# LIP SMACKING!!



## kaiservbismarck (Aug 24, 2009)

Hi everyone,

I have a 6 month old GSD who always smacks his lips during the night. It drives my wife and I up the wall! Is this a sign of anything or is it just normal behaviour? His bed is in our room so it wakes us up in the night. I know the solution would be to move his bed.....but is the smacking normal?

Thanks,
Adam


----------



## caview (Jun 30, 2008)

I heard it means that his tummy is hurting and he is not feeling well!

Would be very interested from others if they have heard the same..

Tanya


----------



## WiscTiger (Sep 25, 2002)

Lip smacking can also be a calming signal. My female Cheyenne does this to FuzzyButt the semi Feral cat. She also did that to me the other day when I was sniffling because I read something really sad on the board.

Val


----------



## Alto (Nov 18, 2008)

I agree it can also be a sign of nausea, especially if he's doing it for any length of time.
What/when are you feeding (including treats) & what are his poops like?


----------



## Barb E (Jun 6, 2004)

Is the pup awake or asleep?


----------



## kaiservbismarck (Aug 24, 2009)

I'm not sure if he's awake or asleep....maybe somewhere in the middle.
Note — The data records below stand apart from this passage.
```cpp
PYBIND11_MODULE(_hip_ops, m) {
    m.doc() = "flashy_amd gfx950 kernels";
    m.attr("ARCH") = "gfx950";

    m.def("conv_fwd",
          [](uintptr_t x, uintptr_t w, uintptr_t y, int N, int H, int W, int C,
             int K, int R, int S, int Ho, int Wo, int stride, int pad,
             bool relu, uintptr_t bn_ws, uintptr_t stream) {
              launch_conv_fwd((const void*)x, (const void*)w, (void*)y,
                              make_dims(N, H, W, C, K, R, S, Ho, Wo, stride, pad),
                              relu ? 1 : 0, (void*)bn_ws, as_stream(stream));
// ... 36 lines not shown
              check_last();
          });

    m.def("conv8_eligible",
          [](int N, int H, int W, int C, int K, int R, int S, int Ho, int Wo,
             int stride, int pad, bool dgrad) {
              int bn = 0;
              ConvDims d = make_dims(N, H, W, C, K, R, S, Ho, Wo, stride, pad);
              return (dgrad ? conv_dgrad8_plan(d, &bn)
                            : conv_fwd8_plan(d, &bn)) > 0;
          });

    m.def("conv_fwd_msplit",
          [](int N, int H, int W, int C, int K, int R, int S, int Ho, int Wo,
             int stride, int pad) {
              return conv_fwd_msplit(
                  make_dims(N, H, W, C, K, R, S, Ho, Wo, stride, pad));
          });
    m.def("conv_stem_fwd",
          [](uintptr_t x, uintptr_t w, uintptr_t y, int N, int H, int W, int C,
             int K, int R, int S, int Ho, int Wo, int stride, int pad,
             uintptr_t stream) {
              launch_conv_stem_fwd((const void*)x, (const void*)w, (void*)y,
                                   make_dims(N, H, W, C, K, R, S, Ho, Wo, stride, pad),
                                   as_stream(stream));
              check_last();
          });
    m.def("conv_stem_wgrad",
          [](uintptr_t x, uintptr_t dout, uintptr_t dw, int N, int H, int W,
             int C, int K, int R, int S, int Ho, int Wo, int stride, int pad,
             uintptr_t stream) {
              launch_conv_stem_wgrad((const void*)x, (const void*)dout,
                                     (void*)dw,
                                     make_dims(N, H, W, C, K, R, S, Ho, Wo, stride, pad),
                                     as_stream(stream));
              check_last();
          });
    m.def("conv_stem_dgrad",
          [](uintptr_t dout, uintptr_t w, uintptr_t dx, int N, int H, int W,
             int C, int K, int R, int S, int Ho, int Wo, int stride, int pad,
             uintptr_t stream) {
              launch_conv_stem_dgrad((const void*)dout, (const void*)w,
                                     (void*)dx,
                                     make_dims(N, H, W, C, K, R, S, Ho, Wo, stride, pad),
                                     as_stream(stream));
              check_last();
          });
    m.def("conv_dgrad",
          [](uintptr_t dout, uintptr_t w_rsck, uintptr_t dx, int N, int H,
             int W, int C, int K, int R, int S, int Ho, int Wo, int stride,
             int pad, uintptr_t stream) {
              launch_conv_dgrad((const void*)dout, (const void*)w_rsck,
                                (void*)dx,
                                make_dims(N, H, W, C, K, R, S, Ho, Wo, stride, pad),
                                as_stream(stream));
              check_last();
          });
    m.def("conv_fwd_splitk",
          [](uintptr_t x, uintptr_t w, uintptr_t ws, int N, int H, int W,
             int C, int K, int R, int S, int Ho, int Wo, int stride, int pad,
             int zn, uintptr_t stream) {
              launch_conv_fwd_splitk((const void*)x, (const void*)w, (void*)ws,
                                     make_dims(N, H, W, C, K, R, S, Ho, Wo, stride, pad),
                                     zn, as_stream(stream));
              check_last();
          });
    m.def("conv_dgrad_splitk",
          [](uintptr_t dout, uintptr_t w_rsck, uintptr_t ws, int N, int H,
             int W, int C, int K, int R, int S, int Ho, int Wo, int stride,
             int pad, int zn, uintptr_t stream) {
              launch_conv_dgrad_splitk((const void*)dout, (const void*)w_rsck,
                                       (void*)ws,
                                       make_dims(N, H, W, C, K, R, S, Ho, Wo, stride, pad),
                                       zn, as_stream(stream));
              check_last();
          });
    m.def("splitk_combine",
          [](uintptr_t ws, uintptr_t out, int64_t total, int zn, bool relu,
             uintptr_t stream) {
              launch_splitk_combine((const void*)ws, (void*)out, total, zn,
                                    relu ? 1 : 0, as_stream(stream));
              check_last();
          });
    m.def("weight_transpose",
          [](uintptr_t w, uintptr_t wt, int K, int rsc, uintptr_t stream) {
              launch_weight_transpose((const void*)w, (void*)wt, K, rsc,
                                      as_stream(stream));
              check_last();
          });
    m.def("weight_transpose_batched",
          [](uintptr_t src, uintptr_t dst, uintptr_t meta, int n_convs,
             int64_t max_elems, uintptr_t stream) {
              launch_weight_transpose_batched((const void*)src, (void*)dst,
                                              (const void*)meta, n_convs,
                                              max_elems, as_stream(stream));
              check_last();
          });
    m.def("conv_wgrad",
          [](uintptr_t x, uintptr_t dout, uintptr_t dw, int N, int H, int W,
             int C, int K, int R, int S, int Ho, int Wo, int stride, int pad,
             int n_splits, uintptr_t stream) {
              launch_conv_wgrad((const void*)x, (const void*)dout, (void*)dw,
                                make_dims(N, H, W, C, K, R, S, Ho, Wo, stride, pad),
                                n_splits, as_stream(stream));
              check_last();
          });
    m.def("bn_stats",
          [](uintptr_t x, uintptr_t partials, int64_t M, int C, int msplit,
             uintptr_t stream) {
              launch_bn_stats((const void*)x, (void*)partials, M, C, msplit,
                              as_stream(stream));
              check_last();
          });
    m.def("bn_finalize",
          [](uintptr_t partials, int msplit, uintptr_t gamma, uintptr_t beta,
             uintptr_t rmean, uintptr_t rvar, uintptr_t work, int64_t M, int C,
             float eps, float momentum, bool update_running, uintptr_t stream) {
              launch_bn_finalize((const void*)partials, msplit,
                                 (const void*)gamma, (const void*)beta,
                                 (void*)rmean, (void*)rvar, (void*)work, M, C,
                                 eps, momentum, update_running ? 1 : 0,
                                 as_stream(stream));
              check_last();
          });
    m.def("bn_apply",
          [](uintptr_t x, uintptr_t res, uintptr_t y, uintptr_t work, int64_t M,
             int C, bool relu, float slope, uintptr_t stream) {
              launch_bn_apply((const void*)x, (const void*)res, (void*)y,
                              (const void*)work, M, C, relu ? 1 : 0, slope,
                              as_stream(stream));
              check_last();
          });
    m.def("bn_bwd_reduce",
          [](uintptr_t dy, uintptr_t y, uintptr_t x, uintptr_t work,
             uintptr_t dz_out, uintptr_t partials, int64_t M, int C,
             int msplit, bool relu, float slope, uintptr_t stream) {
              launch_bn_bwd_reduce((const void*)dy, (const void*)y,
                                   (const void*)x, (const void*)work,
                                   (void*)dz_out, (void*)partials, M, C,
                                   msplit, relu ? 1 : 0, slope,
                                   as_stream(stream));
              check_last();
          });
    m.def("bn_bwd_grads",
          [](uintptr_t partials, int msplit, uintptr_t bsums, uintptr_t dgamma,
             uintptr_t dbeta, int C, uintptr_t stream) {
              launch_bn_bwd_grads((const void*)partials, msplit, (void*)bsums,
                                  (void*)dgamma, (void*)dbeta, C,
                                  as_stream(stream));
              check_last();
          });
    m.def("bn_bwd_apply",
          [](uintptr_t dz, uintptr_t x, uintptr_t work, uintptr_t bsums,
             uintptr_t dx, int64_t M, int C, uintptr_t stream) {
              launch_bn_bwd_apply((const void*)dz, (const void*)x,
                                  (const void*)work, (const void*)bsums,
                                  (void*)dx, M, C, as_stream(stream));
              check_last();
          });

    m.def("fused_sgd",
          [](uintptr_t p, uintptr_t g, uintptr_t mom, uintptr_t p_bf16,
             int64_t n, float lr, float momentum, float wd, float grad_scale,
             bool nesterov, uintptr_t stream) {
              launch_fused_sgd((void*)p, (const void*)g, (void*)mom,
                               (void*)p_bf16, n, lr, momentum, wd, grad_scale,
// ... 20 lines not shown
          [](uintptr_t x, uintptr_t y, uintptr_t argmax, int N, int H, int W,
             int C, int K, int R, int S, int Ho, int Wo, int stride, int pad,
             uintptr_t stream) {
              launch_maxpool_fwd((const void*)x, (void*)y, (void*)argmax,
                                 make_dims(N, H, W, C, K, R, S, Ho, Wo, stride, pad),
                                 as_stream(stream));
              check_last();
          });
    m.def("maxpool_bwd",
          [](uintptr_t dy, uintptr_t argmax, uintptr_t dx, int N, int H, int W,
             int C, int K, int R, int S, int Ho, int Wo, int stride, int pad,
             uintptr_t stream) {
              launch_maxpool_bwd((const void*)dy, (const void*)argmax,
                                 (void*)dx,
                                 make_dims(N, H, W, C, K, R, S, Ho, Wo, stride, pad),
                                 as_stream(stream));
              check_last();
          });

    m.def("cross_entropy",
          [](uintptr_t logits, uintptr_t target, uintptr_t dlogits,
             uintptr_t loss_sum, int64_t B, int64_t C, float loss_scale,
             float grad_scale, bool is_bf16, uintptr_t stream) {
              launch_cross_entropy((const void*)logits, (const void*)target,
                                   (void*)dlogits, (void*)loss_sum, B, C,
                                   loss_scale, grad_scale, is_bf16 ? 1 : 0,
                                   as_stream(stream));
              check_last();
          });

    m.def("bce_logits",
          [](uintptr_t x, uintptr_t dx, uintptr_t loss_sum, int64_t n,
             float target, float loss_scale, float grad_scale, bool is_bf16,
             uintptr_t stream) {
              launch_bce_logits((const void*)x, (void*)dx, (void*)loss_sum, n,
                                target, loss_scale, grad_scale,
                                is_bf16 ? 1 : 0, as_stream(stream));
              check_last();
          });

    m.def("mse",
          [](uintptr_t x, uintptr_t t, uintptr_t dx, uintptr_t loss_sum,
             int64_t n, float loss_scale, float grad_scale, bool is_bf16,
             uintptr_t stream) {
              launch_mse((const void*)x, (const void*)t, (void*)dx,
                         (void*)loss_sum, n, loss_scale, grad_scale,
                         is_bf16 ? 1 : 0, as_stream(stream));
              check_last();
          });

    m.def("accuracy",
          [](uintptr_t logits, uintptr_t target, uintptr_t out, int64_t B,
             int64_t C, bool is_bf16, uintptr_t stream) {
              launch_accuracy((const void*)logits, (const void*)target,
                              (void*)out, B, C, is_bf16 ? 1 : 0,
                              as_stream(stream));
              check_last();
          });

    m.def("linear_fwd",
          [](uintptr_t x, uintptr_t w, uintptr_t b, uintptr_t y, int64_t B,
             int64_t I, int64_t O, uintptr_t stream) {
              launch_linear_fwd((const void*)x, (const void*)w,
                                (const void*)b, (void*)y, B, I, O,
                                as_stream(stream));
              check_last();
          });

    m.def("linear_dx",
          [](uintptr_t dy, uintptr_t w, uintptr_t dx, int64_t B, int64_t I,
             int64_t O, uintptr_t stream) {
              launch_linear_dx((const void*)dy, (const void*)w, (void*)dx, B,
                               I, O, as_stream(stream));
              check_last();
          });

    m.def("linear_dw",
          [](uintptr_t x, uintptr_t dy, uintptr_t dw, uintptr_t db, int64_t B,
             int64_t I, int64_t O, uintptr_t stream) {
              launch_linear_dw((const void*)x, (const void*)dy, (void*)dw,
                               (void*)db, B, I, O, as_stream(stream));
              check_last();
          });
}
```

We don't give him many treats. He usually won't eat his breakfast until noon and then eats again around 9pm-ish.


----------



## Barb E (Jun 6, 2004)

Just a couple of guesses on my part

1) He's actually asleep and dreaming 

2) He drools when he sleeps and this is his way of dealing with the drool. (Dante sometimes leaves a big wet spot on the bed [I am so just going to leave that 'cause it's the truth but it sounds so wrong for this board







] from drooling)


----------



## 3K9Mom (Jun 12, 2006)

Could be a calming signal (I'd assume this as the most obvious cause if he were awake), but if he is (or should be) asleep, I would assume dental, upper respiratory, or upper GI pain. Unless this is just a dog that doesn't deal with stress at all (that he's working through severe stress in his dreams), I think we need to look for a veterinary cause.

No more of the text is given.